There were too many institutions in the market — Hylton
FORMER managing director of the Financial Sector Adjustment Company (Finsac), Patrick Hylton said on Tuesday that there were too many financial institutions operating in the island during the 1990s and placed blame for the financial meltdown squarely on operations at these institutions.
“There were too many institutions in the market with some going off into other ventures, …many of them in competition with their customers,” Hylton told the ongoing enquiry into the 1990s financial sector meltdown.
He also accused many of the institutions of over-investment in real estate, which he argued was driven by the high-interest environment at the time, where real estate values “kept going up”.
Hylton, who now heads the National Commercial Bank (NCB), was giving testimony at the enquiry held at the Pegasus hotel in Kingston.

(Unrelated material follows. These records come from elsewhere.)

def _ptr(t: torch.Tensor | None, dtype: torch.dtype | None = None, name: str = "tensor", strided: bool = False):
    if t is None:
        return None
    if not isinstance(t, torch.Tensor):
        raise TypeError(f"{name}: expected a torch.Tensor, got {type(t)}")
    if not t.is_cuda:
        raise NativeLibraryError(f"{name}: libcorollout needs CUDA tensors (got device {t.device}); "
                                 "there is no CPU fallback")
    if dtype is not None and t.dtype != dtype:
        raise TypeError(f"{name}: expected dtype {dtype}, got {t.dtype}")
    if not strided and not t.is_contiguous():
        raise ValueError(f"{name}: tensor must be contiguous")
    return t.data_ptr()


def _stream():
    return torch.cuda.current_stream().cuda_stream


def _on_device_of_first_tensor(fn):
    import functools

    @functools.wraps(fn)
    def wrapper(*args, **kwargs):
        for a in list(args) + list(kwargs.values()):
            if isinstance(a, torch.Tensor) and a.is_cuda:
                if a.device.index != torch.cuda.current_device():
                    with torch.cuda.device(a.device):
                        return fn(*args, **kwargs)
                break
        return fn(*args, **kwargs)

    return wrapper


F32, I64, U8, I32 = torch.float32, torch.int64, torch.uint8, torch.int32


def _bool_ptr(t, name):
    if t is None:
        return None
    if t.dtype not in (torch.bool, torch.uint8):
        raise TypeError(f"{name}: expected bool/uint8, got {t.dtype}")
    return _ptr(t, None, name)




def version() -> int:
    return lib().co_version()


def cache_width(env_name: str) -> int:
    return lib().co_cache_width(ENV_KIND[env_name])


def rollout_max_nodes() -> int:
    return lib().co_rollout_max_nodes()


@_on_device_of_first_tensor
def tsp_step(action, mask_in, mask_out, first_node, current_node, i, done):
    B, N = mask_in.shape
    _check(lib().co_tsp_step(_ptr(action, I64, "action"), _bool_ptr(mask_in, "mask_in"), _bool_ptr(mask_out, "mask_out"),
                             _ptr(first_node, I64, "first_node"), _ptr(current_node, I64, "current_node"),
                             _ptr(i, I64, "i"), _bool_ptr(done, "done"), B, N, _stream()), "co_tsp_step")


@_on_device_of_first_tensor
def cvrp_action_mask(demand, used, cap, visited, current_node, mask_out):
    B, N = visited.shape
    _check(lib().co_cvrp_action_mask(_ptr(demand, F32, "demand"), _ptr(used, F32, "used"), _ptr(cap, F32, "cap"),
                                     _ptr(visited, U8, "visited"), _ptr(current_node, I64, "current_node"),
                                     _bool_ptr(mask_out, "mask_out"), B, N, _stream()), "co_cvrp_action_mask")


@_on_device_of_first_tensor
def cvrp_step(action, demand, cap, used_in, used_out, visited_in, visited_out, current_node, done, mask_out):
    B, N = visited_in.shape
    _check(lib().co_cvrp_step(_ptr(action, I64, "action"), _ptr(demand, F32, "demand"), _ptr(cap, F32, "cap"),
                              _ptr(used_in, F32, "used_in"), _ptr(used_out, F32, "used_out"),
                              _ptr(visited_in, U8, "visited_in"), _ptr(visited_out, U8, "visited_out"),
                              _ptr(current_node, I64, "current_node"), _bool_ptr(done, "done"),
                              _bool_ptr(mask_out, "mask_out"), B, N, _stream()), "co_cvrp_step")


@_on_device_of_first_tensor
def sdvrp_action_mask(demand_with_depot, used, cap, current_node, mask_out):
    B, N = demand_with_depot.shape
    _check(lib().co_sdvrp_action_mask(_ptr(demand_with_depot, F32, "demand_with_depot"), _ptr(used, F32, "used_capacity"),
                                      _ptr(cap, F32, "vehicle_capacity"), _ptr(current_node, I64, "current_node"),
                                      _bool_ptr(mask_out, "mask_out"), B, N, _stream()), "co_sdvrp_action_mask")
    return mask_out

“A common characteristic at the intervened financial institutions was the absence of an appropriate framework for the management and monitoring of critical risk areas such as liquidity and foreign exchange risk,” said Hylton.

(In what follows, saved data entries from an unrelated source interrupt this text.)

## Double-buffer input prefetch and LDS fragment loads in 2D basic block

Input channel-chunk prefetch now uses a two-slot ring, and the load for chunk c+2 is issued after chunk c is staged to LDS. Before, every chunk was loaded up front, so register use grew with the chunk count. Both conv stages also software-pipeline the LDS fragment reads, loading the next tap's fragments into a second buffer before the current tap's MMAs run. The second stage is flattened across channel chunks so the pipeline carries over chunk boundaries. The build script now tracks every .hpp header for staleness, so edits to basicblock2d.hpp trigger a rebuild. The cost is extra registers for the doubled xq buffers.

```diff
diff --git a/dsmnet_amd/csrc/basicblock2d.hpp b/dsmnet_amd/csrc/basicblock2d.hpp
--- a/dsmnet_amd/csrc/basicblock2d.hpp
+++ b/dsmnet_amd/csrc/basicblock2d.hpp
@@ -69,15 +69,16 @@
     const bool ok = v < NVOX && (unsigned)y < (unsigned)p.H && (unsigned)x < (unsigned)p.W;
     voff[k] = ok ? (unsigned)(4l * ((((long)b * p.H + y) * p.W + x) * C + 4 * q)) : OOBV;
   }
-  f32x4 pf[NCH][NPF];
-  static_for<0, NCH>([&](auto cc) {
+  f32x4 pf[2][NPF];
+  auto request = [&](auto cc) {
     constexpr int c = decltype(cc)::value;
     const __amdgpu_buffer_rsrc_t rs = make_rsrc(reinterpret_cast<const char*>(p.x) + c * 64, p.xbytes);
     static_for<0, NPF>([&](auto kc) {
-      if ((DSM_BB_OFF & 4) && p.B != 12345) pf[c][decltype(kc)::value] = f32x4{1.f, 0.5f, 0.25f, 2.f};
-      else pf[c][decltype(kc)::value] = buffer_load16(rs, voff[decltype(kc)::value], 0);
-    });
-  });
+      if ((DSM_BB_OFF & 4) && p.B != 12345) pf[c & 1][decltype(kc)::value] = f32x4{1.f, 0.5f, 0.25f, 2.f};
+      else pf[c & 1][decltype(kc)::value] = buffer_load16(rs, voff[decltype(kc)::value], 0);
+    });
+  };
+  request(std::integral_constant<int, 0>{});
   const unsigned lane16 = lane * 16u;
   const int wr_off = (tid >> 2) * PITCH + (tid & 3) * 8;
 
@@ -109,38 +110,45 @@
     for (int i = 0; i < 16; ++i) acc1[m][i] = 0.f;
   const __amdgpu_buffer_rsrc_t w1rs = make_rsrc(p.w1, p.wbytes);
   static_for<0, AHEAD - 1>([&](auto ic) { wload(w1rs, ic, 0u); });
+  request(std::integral_constant<int, 1>{});
   static_for<0, NCH>([&](auto cc) {
     constexpr int c = decltype(cc)::value;
     if constexpr (c > 0) __syncthreads();
     static_for<0, NPF>([&](auto kc) {
       constexpr int k = decltype(kc)::value;
       unsigned lo[NP], hi[NP];
-      split_pair<PM>(pf[c][k].x, pf[c][k].y, sx, lo);
-      split_pair<PM>(pf[c][k].z, pf[c][k].w, sx, hi);
+      split_pair<PM>(pf[c & 1][k].x, pf[c & 1][k].y, sx, lo);
+      split_pair<PM>(pf[c & 1][k].z, pf[c & 1][k].w, sx, hi);
 #pragma unroll
       for (int q = 0; q < NP; ++q) {
         u32x2 v; v.x = lo[q]; v.y = hi[q];
         *reinterpret_cast<u32x2*>(ximg + wr_off + k * (128 * PITCH) + q * 32) = v;
       }
     });
+    if constexpr (c + 2 < NCH) request(std::integral_constant<int, (c + 2 < NCH ? c + 2 : 0)>{});
     __syncthreads();
+    frag xq[2][NM1][NP];
+    auto xload = [&](auto ic) {
+      constexpr int item = decltype(ic)::value;
+      constexpr int tap_off = ((item / 3) * BX + item % 3) * PITCH;
+#pragma unroll
+      for (int m = 0; m < NM1; ++m)
+        if (mt_on[m]) {
+#pragma unroll
+          for (int q = 0; q < NP; ++q)
+            xq[item & 1][m][q] = *reinterpret_cast<const frag*>(ximg + xbase[m] + tap_off + q * 32);
+        }
+    };
+    xload(std::integral_constant<int, 0>{});
     static_for<0, 9>([&](auto ic) {
       constexpr int item = decltype(ic)::value;
-      constexpr int tap_off = ((item / 3) * BX + item % 3) * PITCH;
       if constexpr (item + AHEAD - 1 < 9) wload(w1rs, std::integral_constant<int, item + AHEAD - 1>{}, c * WCH);
       else if constexpr (c + 1 < NCH) wload(w1rs, std::integral_constant<int, item + AHEAD - 1 - 9>{}, (c + 1) * WCH);
-      frag xq[NM1][NP];
+      if constexpr (item + 1 < 9) xload(std::integral_constant<int, item + 1>{});
+      __builtin_amdgcn_sched_barrier(0);
 #pragma unroll
       for (int m = 0; m < NM1; ++m)
-        if (mt_on[m]) {
-#pragma unroll
-          for (int q = 0; q < NP; ++q)
-            xq[m][q] = *reinterpret_cast<const frag*>(ximg + xbase[m] + tap_off + q * 32);
-        }
-      __builtin_amdgcn_sched_barrier(0);
-#pragma unroll
-      for (int m = 0; m < NM1; ++m)
-        if (mt_on[m] && (!(DSM_BB_OFF & 1) || p.B == 12345)) mma32<PM>(acc1[m], wq[item % AHEAD], xq[m]);
+        if (mt_on[m] && (!(DSM_BB_OFF & 1) || p.B == 12345)) mma32<PM>(acc1[m], wq[item % AHEAD], xq[item & 1][m]);
       __builtin_amdgcn_sched_barrier(0);
     });
   });
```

He added that on the credit risk and operational risk side of their businesses, “there were also significant inadequacies and quite frequently an inappropriate and insufficient governance framework”.
At the same time, Hylton — responding to repeated comments that NCB was given special treatment — defended the decision of the then People’s National Party government to maintain the bank as a going concern.

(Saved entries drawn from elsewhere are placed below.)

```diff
+    for (int r = 0; r < rows; ++r) {
+        const long long ray = ray0 + r;
+        const float* zc = zcs + r * nc;
+        const float* cdf = tile + r * pitch;
+        const float* u_ray = RANDOM_U ? u + ray * nf : nullptr;
+        for (int i0 = 0; i0 < nf; i0 += 128) {
+            if (i0 + 64 < nf) inverse_cdf_k<2, RANDOM_U>(cdf, zc, ncdf, u_ray, nf, i0 + lane, zf);
+            else inverse_cdf_k<1, RANDOM_U>(cdf, zc, ncdf, u_ray, nf, i0 + lane, zf);
+        }
+        wave_lds_fence();
+        float* out = z_all + ray * ntot;
+        if (!RANDOM_U) {
+            for (int i0 = 0; i0 < nc; i0 += 128) {
+                if (i0 + 64 < nc) merge_rank_k<2, true>(zc, nc, zf, nf, i0 + lane, out);
+                else merge_rank_k<1, true>(zc, nc, zf, nf, i0 + lane, out);
+            }
+            for (int i0 = 0; i0 < nf; i0 += 128) {
+                if (i0 + 64 < nf) merge_rank_k<2, false>(zf, nf, zc, nc, i0 + lane, out);
+                else merge_rank_k<1, false>(zf, nf, zc, nc, i0 + lane, out);
+            }
+        } else {
+            for (int i = lane; i < ntot; i += 64) {
+                const float v = i < nc ? zc[i] : zf[i - nc];
+                int rank = 0;
+                for (int j = 0; j < nc; ++j) {
+                    const float o = zc[j];
+                    rank += (o < v) || (o == v && j < i);
+                }
+                for (int j = 0; j < nf; ++j) {
+                    const float o = zf[j];
+                    rank += (o < v) || (o == v && nc + j < i);
+                }
+                out[rank] = v;
+            }
+        }
+        wave_lds_fence();
+    }
+}
+
 }
 
 extern "C" {
@@ -475,6 +657,15 @@
 int nfx_launch_sample_fine(const float* z, const float* w, long long n_rays, int nc, int nf,
                            const float* u, float* z_all, hipStream_t st) {
     if (n_rays <= 0) return 0;
+    const int variant = nfx_option_int("sample_fine_variant", -1);
+    constexpr int g = nfx::kSampleFineGroup;
+    const size_t lds_group = (size_t)4 * ((size_t)(nc + (nc | 1)) * g + nf) * sizeof(float);
+    if (lds_group <= nfx::kSampleFineGroupMaxLds && (variant == 1 || (variant < 0 && n_rays >= nfx::kSampleFineGroupMinRays))) {
+        auto kernel = u ? nfx::sample_fine_group_kernel<g, true> : nfx::sample_fine_group_kernel<g, false>;
+        hipLaunchKernelGGL(kernel, dim3((unsigned)((n_rays + 4 * g - 1) / (4 * g))), dim3(256), lds_group, st, z, w, n_rays, nc,
+                           nf, u, z_all);
+        return (int)hipGetLastError();
+    }
     const size_t lds = (size_t)4 * (2 * (nc - 1) + nc + nf) * sizeof(float);
     hipLaunchKernelGGL(nfx::sample_fine_kernel, dim3((unsigned)((n_rays + 3) / 4)), dim3(256), lds, st,
                        z, w, n_rays, nc, nf, u, z_all);
```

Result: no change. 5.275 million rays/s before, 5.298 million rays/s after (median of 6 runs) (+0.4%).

“Our analyses and those of experts we engaged justified maintaining some institutions such as the merged Union Bank, Life of Jamaica and NCB as going concerns,” Hylton said in his witness statement.
According to Hylton, analysis supported NCB having greater value as a going concern “not only in relation to its intrinsic value but also in terms of its role as a facilitator of economic growth”.
“For others, the state of the institutions, particularly the significant insolvency, their size and composition of their balance sheet made rehabilitation either impossible or not feasible,” said the NCB boss.
He added that the decision to maintain NCB was also driven by the view that there needed to at least one other large institution in the commercial banking space to compete with and prevent total dominance by the Bank of Nova Scotia.
“This could become a nightmare and undermine the stability, which had been restored to the sector while we worked through the problems…”.
NCB’s size and interconnectedness was very important, said Hylton.
Hylton, who was there from the inception, left Finsac in 2003 and joined NCB as deputy group managing director. A year later, he took over the reins as group managing director.